## PROMPT
Copy each line in the data below that contains the word "ginn".
[Opening THE DATA section]
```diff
+      const bool walk = (b.w & 2) != 0 && bx0 < rx0 + kWinT && bx1 >= rx0 && by0 < ry0 + kWinT && by1 >= ry0;
+      if (meets || walk) {
+        int* e = list[atomicAdd(&nlist, 1)];
+        e[0] = bx0; e[1] = by0; e[2] = ww; e[3] = wh; e[4] = b.z; e[5] = t; e[6] = (meets ? 1 : 0) | (walk ? 2 : 0);
+      }
+    }
+    __syncthreads();
+    const int nl = nlist;
+    for (int k = 0; k < nl; ++k) {
+      const int bx0 = list[k][0], by0 = list[k][1], ww = list[k][2], wh = list[k][3], tile = list[k][5], what = list[k][6];
+      if (what & 1) {
+        const FixScale fs = fix_scale(__int_as_float(list[k][4]), 20);
+        const int32_t* sc = cn + (int64_t)tile * kCells2;
+        const int cells = ww * wh;
+        const int wx = px - bx0;
+        const bool okx = wx >= 0 && wx < ww;
+        int a[SPT][C];
+#pragma unroll
+        for (int j = 0; j < SPT; ++j) {
+          const int wy = ry0 + ly0 + 8 * j - by0;
+          const bool ok = okx && wy >= 0 && wy < wh;
+          const int cell = ok ? wy * ww + wx : 0;
+#pragma unroll
+          for (int c = 0; c < C; ++c) {
+            const int v = sc[c * cells + cell];
+            a[j][c] = ok ? v : 0;
+          }
+        }
+#pragma unroll
+        for (int j = 0; j < SPT; ++j)
+#pragma unroll
+          for (int c = 0; c < C; ++c) {
+            const long long q = __float2ll_rn(fix_in(fix_out((float)a[j][c], fs) * sdet.mul, sdet));
+            sum[j][c] += a[j][c] != 0 ? q : 0ll;
+          }
+      }
+      if (what & 2) {
+        if (!used_cap) {
+          for (int i = threadIdx.x; i < C * kWinT * kWinT; i += kBlock) cap[i] = 0ull;
+          used_cap = true;
+          __syncthreads();
+        }
+        const int sx = (tile % n2) * kWinT + lx;
+#pragma unroll
+        for (int j = 0; j < SPT; ++j) {
+          const int sy = (tile / n2) * kWinT + ly0 + 8 * j;
+          if (!(sx < d.s2 && sy < d.s1)) continue;
+          const int s = sy * d.s2 + sx;
+          float gx = gn[s], gy = gn[V + s];
+          if (clamp_grid) { gx = clamp_unit(gx); gy = clamp_unit(gy); }
+          Taps<2, PAD> t;
+          t.build(gx, gy, 0.f, d);
+          float go[C];
+#pragma unroll
+          for (int c = 0; c < C; ++c) go[c] = gon[(int64_t)c * V + s];
+          const int wx0 = t.x.i0 - bx0, wy0 = t.y.i0 - by0;
+          const bool inx[2] = {wx0 >= 0 && wx0 < ww, wx0 + 1 >= 0 && wx0 + 1 < ww};
+          const bool iny[2] = {wy0 >= 0 && wy0 < wh, wy0 + 1 >= 0 && wy0 + 1 < wh};
+#pragma unroll
+          for (int cy = 0; cy < 2; ++cy)
+#pragma unroll
+            for (int cx = 0; cx < 2; ++cx) {
+              if (!t.ok(0, cy, cx) || (inx[cx] && iny[cy])) continue;
+              const int qx = t.x.i0 + cx - rx0, qy = t.y.i0 + cy - ry0;
+              if (qx < 0 || qx >= kWinT || qy < 0 || qy >= kWinT) continue;
+              const float w = t.w(0, cy, cx);
+#pragma unroll
+              for (int c = 0; c < C; ++c)
+                atomicAdd(cap + c * kWinT * kWinT + qy * kWinT + qx,
+                          (unsigned long long)__float2ll_rn(fix_in((w * go[c]) * sdet.mul, sdet)));
+            }
+        }
+      }
+    }
+  }
+  if (used_cap) __syncthreads();
+
+  float* ginn = gin + (int64_t)n * C * V;
+#pragma unroll
+  for (int j = 0; j < SPT; ++j) {
+    const int py = ry0 + ly0 + 8 * j;
+    if (!(px < d.s2 && py < d.s1)) continue;
+#pragma unroll
+    for (int c = 0; c < C; ++c) {
+      long long q = sum[j][c];
+      if (used_cap) q += (long long)cap[c * kWinT * kWinT + (ly0 + 8 * j) * kWinT + lx];
+      ginn[(int64_t)c * V + py * d.s2 + px] = fix_out((float)q, sdet);
+    }
   }
 }
 
@@ -384,7 +562,7 @@
 extern "C" int advchain_get_deterministic(void);
 int advchain_scatter_window_launch(bool self, const float* gout, const float* in, const float* grid, float* gin,
                                    float* ggrid, int64_t N, int64_t C, int ndim, Dims d, int padding, int clamp_grid,
-                                   int halo, int32_t* workspace, hipStream_t st, int32_t* det_ws) {
+                                   int halo, int32_t* workspace, hipStream_t st, int32_t* det_ws, int32_t* stage_ws) {
   static const bool off = getenv("ADVCHAIN_NO_WINDOW_SCATTER") != nullptr;
   static const int min3 = 2;
   if (off || padding == PAD_REFLECTION) return ADVCHAIN_ERR_UNSUPPORTED;
@@ -393,6 +571,28 @@
   if (ndim == 3 && (halo < 0 ? -halo : halo) < min3) return ADVCHAIN_ERR_UNSUPPORTED;
   const bool det = advchain_get_deterministic() != 0 && det_ws != nullptr;
   const int64_t V = d.voxels();
+  if (det && !self && ndim == 2 && stage_ws != nullptr) {
+    const int n2 = (d.s2 + kWinT - 1) / kWinT, n1 = (d.s1 + kWinT - 1) / kWinT;
+    const int64_t tiles = (int64_t)n1 * n2;
+    const WinStage sg{stage_ws, stage_ws + N * tiles * kWinHead};
+    const dim3 g((unsigned)tiles, (unsigned)N), b(kBlock);
+    unsigned long long* const no_acc = nullptr;
+    const float* const no_max = nullptr;
+#define GO_ST(PAD_, C_) \
+  do { \
+    if (ggrid) hipLaunchKernelGGL((k_scatter_window2d<PAD_, C_, false, true, false, WinStage>), g, b, 0, st, gout, in, grid, gin, ggrid, d, n2, clamp_grid, workspace, no_acc, no_max, sg); \
+    else hipLaunchKernelGGL((k_scatter_window2d<PAD_, C_, false, false, false, WinStage>), g, b, 0, st, gout, in, grid, gin, ggrid, d, n2, clamp_grid, workspace, no_acc, no_max, sg); \
+    hipLaunchKernelGGL((k_window_merge2d<PAD_, C_>), g, b, 0, st, gout, grid, gin, d, n2, clamp_grid, sg); \
+  } while (0)
+#define GO_STC(PAD_) \
+  do { if (C == 1) GO_ST(PAD_, 1); else if (C == 2) GO_ST(PAD_, 2); else GO_ST(PAD_, 4); } while (0)
+    if (padding == PAD_BORDER) GO_STC(PAD_BORDER); else GO_STC(PAD_ZEROS);
+#undef GO_STC
+#undef GO_ST
+    ADVCHAIN_LAUNCH_CHECK();
+    advchain_set_route_(ADVCHAIN_ROUTE_WINDOW_STAGED);
+    return ADVCHAIN_OK;
+  }
   unsigned long long* acc64 = nullptr;
   float* maxn = nullptr;
   if (det) {
@@ -455,5 +655,11 @@
                        maxn, gin, per_n);
   }
   ADVCHAIN_LAUNCH_CHECK();
+  advchain_set_route_(det ? ADVCHAIN_ROUTE_WINDOW_INT64 : ADVCHAIN_ROUTE_WINDOW_FLOAT);
   return ADVCHAIN_OK;
 }
+
+int64_t advchain_window_stage_ints(int64_t N, int64_t C, Dims d) {
+  const int64_t tiles = (int64_t)((d.s2 + kWinT - 1) / kWinT) * ((d.s1 + kWinT - 1) / kWinT);
+  return N * tiles * ((C == 4 ? kWinCellsC4 : kWinCells) + kWinHead);
+}
diff --git a/advchain_amd/ops.py b/advchain_amd/ops.py
--- a/advchain_amd/ops.py
+++ b/advchain_amd/ops.py
@@ -164,6 +164,14 @@
 COMPOSITE = True
 RIDE_MASK = True
 RIDE_INTERPS = ("bilinear", "trilinear", "linear", "nearest")
+WINDOW_STAGED = True
+WINDOW_STAGED_CHANNELS = (1, 2, 4)
+
+BWD_ROUTES = ("none", "general", "rows", "gather", "march", "window_float", "window_int64", "window_staged", "tiled")
+
+
+def last_bwd_route():
+    return BWD_ROUTES[_lib.load().advchain_last_bwd_route()]
 
 
 def set_deterministic(on):
@@ -204,6 +212,16 @@
     ws = _scatter_workspace(N, inp.shape[2:], inp.device) if tiled else None
     gin = (torch.empty_like(inp) if tiled else torch.zeros_like(inp)) if need_gin else None
     ggrid = torch.empty_like(grid) if need_ggrid else None
+    if (tiled and WINDOW_STAGED and nd == 2 and C in WINDOW_STAGED_CHANNELS and is_deterministic()
+            and not _general_warp_kernel(C, interp, inp.shape[2:], grid.shape[2:])):
+        lib = _lib.load()
+        n = lib.advchain_window_stage_workspace(N, C, nd, _lib.dims_array(inp.shape[2:]))
+        stage = torch.empty(max(4, n), device=inp.device, dtype=torch.int32)
+        _lib.check(lib.advchain_grid_sample_bwd_staged(_ptr(gout), _ptr(inp), _ptr(grid), _ptr(gin), _ptr(ggrid), _ptr(ws),
+                                                       N, C, nd, _lib.dims_array(inp.shape[2:]),
+                                                       _lib.dims_array(grid.shape[2:]), interp, padding, int(clamp_grid),
+                                                       int(halo), _stream(), _ptr(stage)), "grid_sample_bwd_staged")
+        return gin, ggrid
     _lib.check(_lib.load().advchain_grid_sample_bwd(_ptr(gout), _ptr(inp), _ptr(grid), _ptr(gin), _ptr(ggrid), _ptr(ws),
                                                     N, C, nd, _lib.dims_array(inp.shape[2:]),
                                                     _lib.dims_array(grid.shape[2:]), interp, padding, int(clamp_grid),
diff --git a/include/advchain_hip.h b/include/advchain_hip.h
--- a/include/advchain_hip.h
+++ b/include/advchain_hip.h
@@ -31,6 +31,21 @@
                              float* grad_grid, int32_t* workspace, int64_t N, int64_t C, int ndim,
                              const int64_t* in_dims, const int64_t* out_dims, int interp, int padding, int clamp_grid,
                              int halo, void* stream);
+int64_t advchain_window_stage_workspace(int64_t N, int64_t C, int ndim, const int64_t* in_dims);
+int advchain_grid_sample_bwd_staged(const float* grad_out, const float* in, const float* grid, float* grad_in,
+                                    float* grad_grid, int32_t* workspace, int64_t N, int64_t C, int ndim,
+                                    const int64_t* in_dims, const int64_t* out_dims, int interp, int padding, int clamp_grid,
+                                    int halo, void* stream, int32_t* stage_ws);
+#define ADVCHAIN_ROUTE_NONE 0
+#define ADVCHAIN_ROUTE_GENERAL 1
+#define ADVCHAIN_ROUTE_ROWS 2
+#define ADVCHAIN_ROUTE_GATHER 3
+#define ADVCHAIN_ROUTE_MARCH 4
+#define ADVCHAIN_ROUTE_WINDOW_FLOAT 5
+#define ADVCHAIN_ROUTE_WINDOW_INT64 6
+#define ADVCHAIN_ROUTE_WINDOW_STAGED 7
+#define ADVCHAIN_ROUTE_TILED 8
+int advchain_last_bwd_route(void);
 int64_t advchain_det_warp_workspace(int64_t N, int64_t C, int ndim, const int64_t* in_dims);
 int advchain_grid_sample_bwd_det(const float* grad_out, const float* in, const float* grid, float* grad_in,
                                  float* grad_grid, int32_t* det_ws, int64_t N, int64_t C, int ndim,
```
[Closing THE DATA section]
## EXPECTED ANSWER
+  float* ginn = gin + (int64_t)n * C * V;
+      ginn[(int64_t)c * V + py * d.s2 + px] = fix_out((float)q, sdet);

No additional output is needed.